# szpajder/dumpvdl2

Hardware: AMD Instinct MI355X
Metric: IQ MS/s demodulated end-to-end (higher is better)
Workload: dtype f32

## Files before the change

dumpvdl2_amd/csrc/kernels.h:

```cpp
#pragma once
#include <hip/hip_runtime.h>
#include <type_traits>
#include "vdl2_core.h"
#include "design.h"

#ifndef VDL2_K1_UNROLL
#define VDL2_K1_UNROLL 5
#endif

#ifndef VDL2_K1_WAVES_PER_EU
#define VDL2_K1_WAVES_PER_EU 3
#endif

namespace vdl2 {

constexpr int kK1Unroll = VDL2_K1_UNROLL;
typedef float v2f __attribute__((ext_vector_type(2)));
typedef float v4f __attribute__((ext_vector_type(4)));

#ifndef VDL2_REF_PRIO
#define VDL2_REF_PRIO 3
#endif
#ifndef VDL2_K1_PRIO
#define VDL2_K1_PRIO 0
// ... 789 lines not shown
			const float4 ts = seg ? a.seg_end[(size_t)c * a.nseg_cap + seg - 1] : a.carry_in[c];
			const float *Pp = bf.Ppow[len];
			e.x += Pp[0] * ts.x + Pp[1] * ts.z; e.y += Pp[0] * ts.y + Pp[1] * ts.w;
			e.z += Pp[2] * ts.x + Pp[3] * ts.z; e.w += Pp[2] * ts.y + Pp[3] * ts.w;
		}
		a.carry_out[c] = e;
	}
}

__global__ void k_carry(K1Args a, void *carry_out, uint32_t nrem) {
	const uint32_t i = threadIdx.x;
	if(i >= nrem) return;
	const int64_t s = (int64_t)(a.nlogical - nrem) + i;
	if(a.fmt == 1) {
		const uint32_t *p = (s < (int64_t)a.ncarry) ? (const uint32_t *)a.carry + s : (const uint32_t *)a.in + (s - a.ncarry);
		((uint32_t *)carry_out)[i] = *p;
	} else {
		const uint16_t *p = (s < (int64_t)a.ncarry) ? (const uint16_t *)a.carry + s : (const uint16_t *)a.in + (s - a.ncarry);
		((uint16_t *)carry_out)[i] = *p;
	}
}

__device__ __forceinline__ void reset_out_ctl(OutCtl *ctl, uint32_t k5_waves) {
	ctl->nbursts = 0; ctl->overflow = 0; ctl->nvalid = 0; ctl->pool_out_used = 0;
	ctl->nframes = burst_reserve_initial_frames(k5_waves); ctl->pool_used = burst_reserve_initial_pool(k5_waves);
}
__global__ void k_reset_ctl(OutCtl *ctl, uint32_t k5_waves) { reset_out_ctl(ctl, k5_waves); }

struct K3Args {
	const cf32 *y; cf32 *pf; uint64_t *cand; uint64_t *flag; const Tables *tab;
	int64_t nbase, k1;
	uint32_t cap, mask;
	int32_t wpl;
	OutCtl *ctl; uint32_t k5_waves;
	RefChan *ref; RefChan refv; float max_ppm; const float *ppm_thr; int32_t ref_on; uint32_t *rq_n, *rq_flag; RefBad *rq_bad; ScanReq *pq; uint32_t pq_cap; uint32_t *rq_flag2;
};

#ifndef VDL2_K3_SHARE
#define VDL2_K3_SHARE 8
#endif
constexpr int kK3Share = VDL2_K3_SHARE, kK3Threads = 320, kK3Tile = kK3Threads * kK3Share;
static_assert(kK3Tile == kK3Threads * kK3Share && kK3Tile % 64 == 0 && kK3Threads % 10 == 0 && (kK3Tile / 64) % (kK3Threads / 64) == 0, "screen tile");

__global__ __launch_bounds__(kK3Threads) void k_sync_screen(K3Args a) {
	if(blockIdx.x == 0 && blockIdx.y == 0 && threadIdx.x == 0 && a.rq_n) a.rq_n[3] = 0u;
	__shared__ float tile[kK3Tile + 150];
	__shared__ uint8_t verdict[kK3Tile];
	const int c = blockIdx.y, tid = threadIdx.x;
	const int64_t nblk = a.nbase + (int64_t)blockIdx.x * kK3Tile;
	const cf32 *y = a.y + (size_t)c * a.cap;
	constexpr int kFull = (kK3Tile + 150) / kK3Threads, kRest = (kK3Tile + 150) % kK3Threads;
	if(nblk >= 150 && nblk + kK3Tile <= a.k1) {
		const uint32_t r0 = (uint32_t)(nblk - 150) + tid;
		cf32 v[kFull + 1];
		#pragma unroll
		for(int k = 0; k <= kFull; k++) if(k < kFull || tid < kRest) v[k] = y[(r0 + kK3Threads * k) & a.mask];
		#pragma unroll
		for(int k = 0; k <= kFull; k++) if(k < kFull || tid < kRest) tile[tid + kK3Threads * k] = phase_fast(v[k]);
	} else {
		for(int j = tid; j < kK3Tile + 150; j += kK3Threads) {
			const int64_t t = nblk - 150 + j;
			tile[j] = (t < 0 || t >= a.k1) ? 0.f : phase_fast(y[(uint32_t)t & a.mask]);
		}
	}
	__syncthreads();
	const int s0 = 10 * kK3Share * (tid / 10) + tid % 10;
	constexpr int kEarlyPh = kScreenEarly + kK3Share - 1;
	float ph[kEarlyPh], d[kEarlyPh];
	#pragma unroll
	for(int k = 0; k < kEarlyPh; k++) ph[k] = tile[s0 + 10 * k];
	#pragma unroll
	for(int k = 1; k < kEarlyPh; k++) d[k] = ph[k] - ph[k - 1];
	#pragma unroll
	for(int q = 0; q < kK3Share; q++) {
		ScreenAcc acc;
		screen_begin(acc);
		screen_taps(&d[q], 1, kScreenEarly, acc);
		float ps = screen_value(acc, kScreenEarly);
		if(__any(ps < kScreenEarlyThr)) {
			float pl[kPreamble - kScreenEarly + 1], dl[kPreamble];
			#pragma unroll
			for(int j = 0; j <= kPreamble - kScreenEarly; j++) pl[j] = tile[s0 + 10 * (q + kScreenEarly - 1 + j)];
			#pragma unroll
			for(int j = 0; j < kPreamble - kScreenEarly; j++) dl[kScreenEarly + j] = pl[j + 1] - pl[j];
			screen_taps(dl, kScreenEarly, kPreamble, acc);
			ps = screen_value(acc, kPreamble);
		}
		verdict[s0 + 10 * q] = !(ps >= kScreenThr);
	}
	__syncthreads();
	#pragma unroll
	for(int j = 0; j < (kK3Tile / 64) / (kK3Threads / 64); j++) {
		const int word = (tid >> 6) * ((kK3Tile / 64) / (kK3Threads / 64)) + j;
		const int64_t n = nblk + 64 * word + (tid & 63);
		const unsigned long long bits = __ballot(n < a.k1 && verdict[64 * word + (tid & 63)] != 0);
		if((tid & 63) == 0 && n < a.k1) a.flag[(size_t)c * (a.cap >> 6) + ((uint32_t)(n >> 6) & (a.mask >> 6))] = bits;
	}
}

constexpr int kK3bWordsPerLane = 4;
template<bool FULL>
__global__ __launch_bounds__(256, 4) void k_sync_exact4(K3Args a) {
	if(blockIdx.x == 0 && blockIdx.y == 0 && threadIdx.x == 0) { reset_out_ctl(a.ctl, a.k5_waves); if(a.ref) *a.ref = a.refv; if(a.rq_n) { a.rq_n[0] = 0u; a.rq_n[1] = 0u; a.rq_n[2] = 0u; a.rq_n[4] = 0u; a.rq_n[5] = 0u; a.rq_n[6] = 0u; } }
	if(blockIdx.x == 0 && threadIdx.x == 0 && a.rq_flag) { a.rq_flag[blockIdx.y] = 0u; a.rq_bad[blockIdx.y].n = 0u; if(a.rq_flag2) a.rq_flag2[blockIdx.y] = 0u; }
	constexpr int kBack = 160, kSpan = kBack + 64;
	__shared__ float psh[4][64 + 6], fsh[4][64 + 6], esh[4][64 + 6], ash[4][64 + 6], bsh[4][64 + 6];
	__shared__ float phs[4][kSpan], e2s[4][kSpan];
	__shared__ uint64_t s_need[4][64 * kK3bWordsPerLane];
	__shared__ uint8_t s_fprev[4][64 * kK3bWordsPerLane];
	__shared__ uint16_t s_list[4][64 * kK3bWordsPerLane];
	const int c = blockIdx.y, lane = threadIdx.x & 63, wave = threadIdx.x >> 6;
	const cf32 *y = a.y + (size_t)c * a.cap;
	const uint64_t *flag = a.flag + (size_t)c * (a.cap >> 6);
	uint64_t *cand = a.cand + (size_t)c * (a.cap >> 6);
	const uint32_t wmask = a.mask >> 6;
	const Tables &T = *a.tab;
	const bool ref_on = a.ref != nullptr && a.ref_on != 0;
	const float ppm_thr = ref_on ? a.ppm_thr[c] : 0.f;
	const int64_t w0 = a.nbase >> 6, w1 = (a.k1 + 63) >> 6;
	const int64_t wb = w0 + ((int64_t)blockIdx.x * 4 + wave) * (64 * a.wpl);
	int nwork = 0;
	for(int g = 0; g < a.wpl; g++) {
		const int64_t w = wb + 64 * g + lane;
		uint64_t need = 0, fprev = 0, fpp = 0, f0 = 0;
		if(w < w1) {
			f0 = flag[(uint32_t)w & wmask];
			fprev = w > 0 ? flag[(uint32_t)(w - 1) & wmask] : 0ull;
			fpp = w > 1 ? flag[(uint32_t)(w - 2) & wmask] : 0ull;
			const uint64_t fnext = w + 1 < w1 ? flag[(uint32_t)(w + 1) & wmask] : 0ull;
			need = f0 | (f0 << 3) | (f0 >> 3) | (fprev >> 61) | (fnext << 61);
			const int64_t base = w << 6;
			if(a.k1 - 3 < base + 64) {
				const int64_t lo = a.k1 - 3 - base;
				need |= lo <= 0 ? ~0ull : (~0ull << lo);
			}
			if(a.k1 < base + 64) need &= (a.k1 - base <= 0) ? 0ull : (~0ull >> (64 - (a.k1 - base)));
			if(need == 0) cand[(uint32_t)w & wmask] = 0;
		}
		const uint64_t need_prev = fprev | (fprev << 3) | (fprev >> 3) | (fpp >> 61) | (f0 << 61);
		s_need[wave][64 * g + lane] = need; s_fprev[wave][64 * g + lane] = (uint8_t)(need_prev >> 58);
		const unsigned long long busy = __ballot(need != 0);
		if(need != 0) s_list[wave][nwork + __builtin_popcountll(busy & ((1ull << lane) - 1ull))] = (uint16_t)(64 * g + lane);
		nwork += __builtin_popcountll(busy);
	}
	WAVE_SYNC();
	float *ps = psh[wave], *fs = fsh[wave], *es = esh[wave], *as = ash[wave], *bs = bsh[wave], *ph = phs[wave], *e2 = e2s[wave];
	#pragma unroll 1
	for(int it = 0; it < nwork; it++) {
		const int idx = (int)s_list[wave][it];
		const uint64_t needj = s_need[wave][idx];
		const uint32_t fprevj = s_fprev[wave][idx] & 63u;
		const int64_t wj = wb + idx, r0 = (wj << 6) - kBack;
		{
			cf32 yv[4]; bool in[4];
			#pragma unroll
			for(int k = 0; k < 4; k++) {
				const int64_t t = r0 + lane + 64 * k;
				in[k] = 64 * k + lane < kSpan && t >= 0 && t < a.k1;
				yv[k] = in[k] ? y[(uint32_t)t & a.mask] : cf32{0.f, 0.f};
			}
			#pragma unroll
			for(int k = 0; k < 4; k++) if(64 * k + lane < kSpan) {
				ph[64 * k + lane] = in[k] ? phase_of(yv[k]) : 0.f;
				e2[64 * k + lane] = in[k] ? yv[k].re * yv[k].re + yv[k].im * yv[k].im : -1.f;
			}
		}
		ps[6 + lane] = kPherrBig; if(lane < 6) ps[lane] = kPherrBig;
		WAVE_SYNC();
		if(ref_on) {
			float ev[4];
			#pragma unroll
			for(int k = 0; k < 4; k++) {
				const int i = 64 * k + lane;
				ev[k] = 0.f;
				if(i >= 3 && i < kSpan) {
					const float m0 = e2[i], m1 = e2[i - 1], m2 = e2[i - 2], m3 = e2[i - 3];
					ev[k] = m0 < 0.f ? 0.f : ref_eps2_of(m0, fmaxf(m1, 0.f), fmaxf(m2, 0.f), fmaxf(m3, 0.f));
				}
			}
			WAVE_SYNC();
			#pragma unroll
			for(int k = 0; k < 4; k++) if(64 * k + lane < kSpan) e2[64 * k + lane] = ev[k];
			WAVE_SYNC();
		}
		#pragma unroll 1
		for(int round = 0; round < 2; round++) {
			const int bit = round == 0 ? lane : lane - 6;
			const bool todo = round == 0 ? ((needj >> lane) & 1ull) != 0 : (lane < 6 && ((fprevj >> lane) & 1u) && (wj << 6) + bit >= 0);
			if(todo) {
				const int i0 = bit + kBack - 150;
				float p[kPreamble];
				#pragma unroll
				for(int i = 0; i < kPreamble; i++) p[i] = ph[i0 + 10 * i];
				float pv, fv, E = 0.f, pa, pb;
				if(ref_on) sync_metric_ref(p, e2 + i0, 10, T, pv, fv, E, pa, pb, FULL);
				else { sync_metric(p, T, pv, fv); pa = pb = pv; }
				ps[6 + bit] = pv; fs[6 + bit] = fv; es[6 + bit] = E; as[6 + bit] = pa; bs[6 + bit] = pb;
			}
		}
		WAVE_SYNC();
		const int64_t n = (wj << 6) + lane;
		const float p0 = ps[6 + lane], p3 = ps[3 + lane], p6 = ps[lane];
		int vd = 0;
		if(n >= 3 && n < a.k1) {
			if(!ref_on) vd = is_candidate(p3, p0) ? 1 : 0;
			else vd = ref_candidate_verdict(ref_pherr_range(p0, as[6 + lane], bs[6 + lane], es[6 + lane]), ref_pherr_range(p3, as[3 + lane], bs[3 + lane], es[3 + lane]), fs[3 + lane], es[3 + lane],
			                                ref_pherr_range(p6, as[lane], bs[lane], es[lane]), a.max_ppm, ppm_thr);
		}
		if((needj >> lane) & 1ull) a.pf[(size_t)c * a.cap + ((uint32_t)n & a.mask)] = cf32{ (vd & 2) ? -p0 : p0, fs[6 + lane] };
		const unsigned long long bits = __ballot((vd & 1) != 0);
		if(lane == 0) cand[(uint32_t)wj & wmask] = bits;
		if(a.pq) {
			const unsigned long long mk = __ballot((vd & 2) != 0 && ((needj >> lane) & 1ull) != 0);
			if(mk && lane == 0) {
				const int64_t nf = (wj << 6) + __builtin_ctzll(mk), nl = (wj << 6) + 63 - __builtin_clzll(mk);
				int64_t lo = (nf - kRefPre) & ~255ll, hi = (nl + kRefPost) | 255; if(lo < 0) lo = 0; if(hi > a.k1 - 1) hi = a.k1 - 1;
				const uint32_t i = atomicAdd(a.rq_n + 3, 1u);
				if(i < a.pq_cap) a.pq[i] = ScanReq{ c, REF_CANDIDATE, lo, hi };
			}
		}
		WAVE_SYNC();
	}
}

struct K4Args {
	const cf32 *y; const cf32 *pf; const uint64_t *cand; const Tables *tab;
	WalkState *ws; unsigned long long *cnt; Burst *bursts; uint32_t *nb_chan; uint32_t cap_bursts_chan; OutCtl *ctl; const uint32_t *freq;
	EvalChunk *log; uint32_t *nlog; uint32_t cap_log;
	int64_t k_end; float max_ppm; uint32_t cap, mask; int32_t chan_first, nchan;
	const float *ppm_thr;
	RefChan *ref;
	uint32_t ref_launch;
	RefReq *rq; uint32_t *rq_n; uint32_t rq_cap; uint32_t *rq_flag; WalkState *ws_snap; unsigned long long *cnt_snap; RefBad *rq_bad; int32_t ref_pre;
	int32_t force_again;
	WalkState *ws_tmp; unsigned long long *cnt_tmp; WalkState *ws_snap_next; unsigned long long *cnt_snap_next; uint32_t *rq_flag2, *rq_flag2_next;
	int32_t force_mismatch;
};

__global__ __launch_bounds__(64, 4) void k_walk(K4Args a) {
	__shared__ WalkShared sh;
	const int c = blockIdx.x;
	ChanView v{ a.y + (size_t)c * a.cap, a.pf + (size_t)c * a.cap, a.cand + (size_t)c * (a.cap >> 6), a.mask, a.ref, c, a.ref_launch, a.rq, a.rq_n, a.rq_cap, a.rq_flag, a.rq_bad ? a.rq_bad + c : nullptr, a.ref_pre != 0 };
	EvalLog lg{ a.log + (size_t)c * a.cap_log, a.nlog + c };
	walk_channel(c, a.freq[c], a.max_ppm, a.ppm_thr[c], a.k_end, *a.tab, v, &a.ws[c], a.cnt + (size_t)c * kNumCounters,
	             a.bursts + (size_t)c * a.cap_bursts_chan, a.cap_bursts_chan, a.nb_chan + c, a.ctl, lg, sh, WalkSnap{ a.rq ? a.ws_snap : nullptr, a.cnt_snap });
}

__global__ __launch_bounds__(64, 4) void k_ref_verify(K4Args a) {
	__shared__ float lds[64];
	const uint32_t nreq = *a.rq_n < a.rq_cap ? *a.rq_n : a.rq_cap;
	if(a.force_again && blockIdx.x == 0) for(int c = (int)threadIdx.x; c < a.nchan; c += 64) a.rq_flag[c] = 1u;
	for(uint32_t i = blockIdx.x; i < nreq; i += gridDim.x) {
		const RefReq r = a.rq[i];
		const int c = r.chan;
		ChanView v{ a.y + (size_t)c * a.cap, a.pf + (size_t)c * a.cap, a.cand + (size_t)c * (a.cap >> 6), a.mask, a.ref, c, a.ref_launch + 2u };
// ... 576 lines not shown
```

#### Task goal:
Scan the records above for the word "needj". Copy each line that has it.

#### Written answer:
		const uint64_t needj = s_need[wave][idx];
			const bool todo = round == 0 ? ((needj >> lane) & 1ull) != 0 : (lane < 6 && ((fprevj >> lane) & 1u) && (wj << 6) + bit >= 0);
		if((needj >> lane) & 1ull) a.pf[(size_t)c * a.cap + ((uint32_t)n & a.mask)] = cf32{ (vd & 2) ? -p0 : p0, fs[6 + lane] };
			const unsigned long long mk = __ballot((vd & 2) != 0 && ((needj >> lane) & 1ull) != 0);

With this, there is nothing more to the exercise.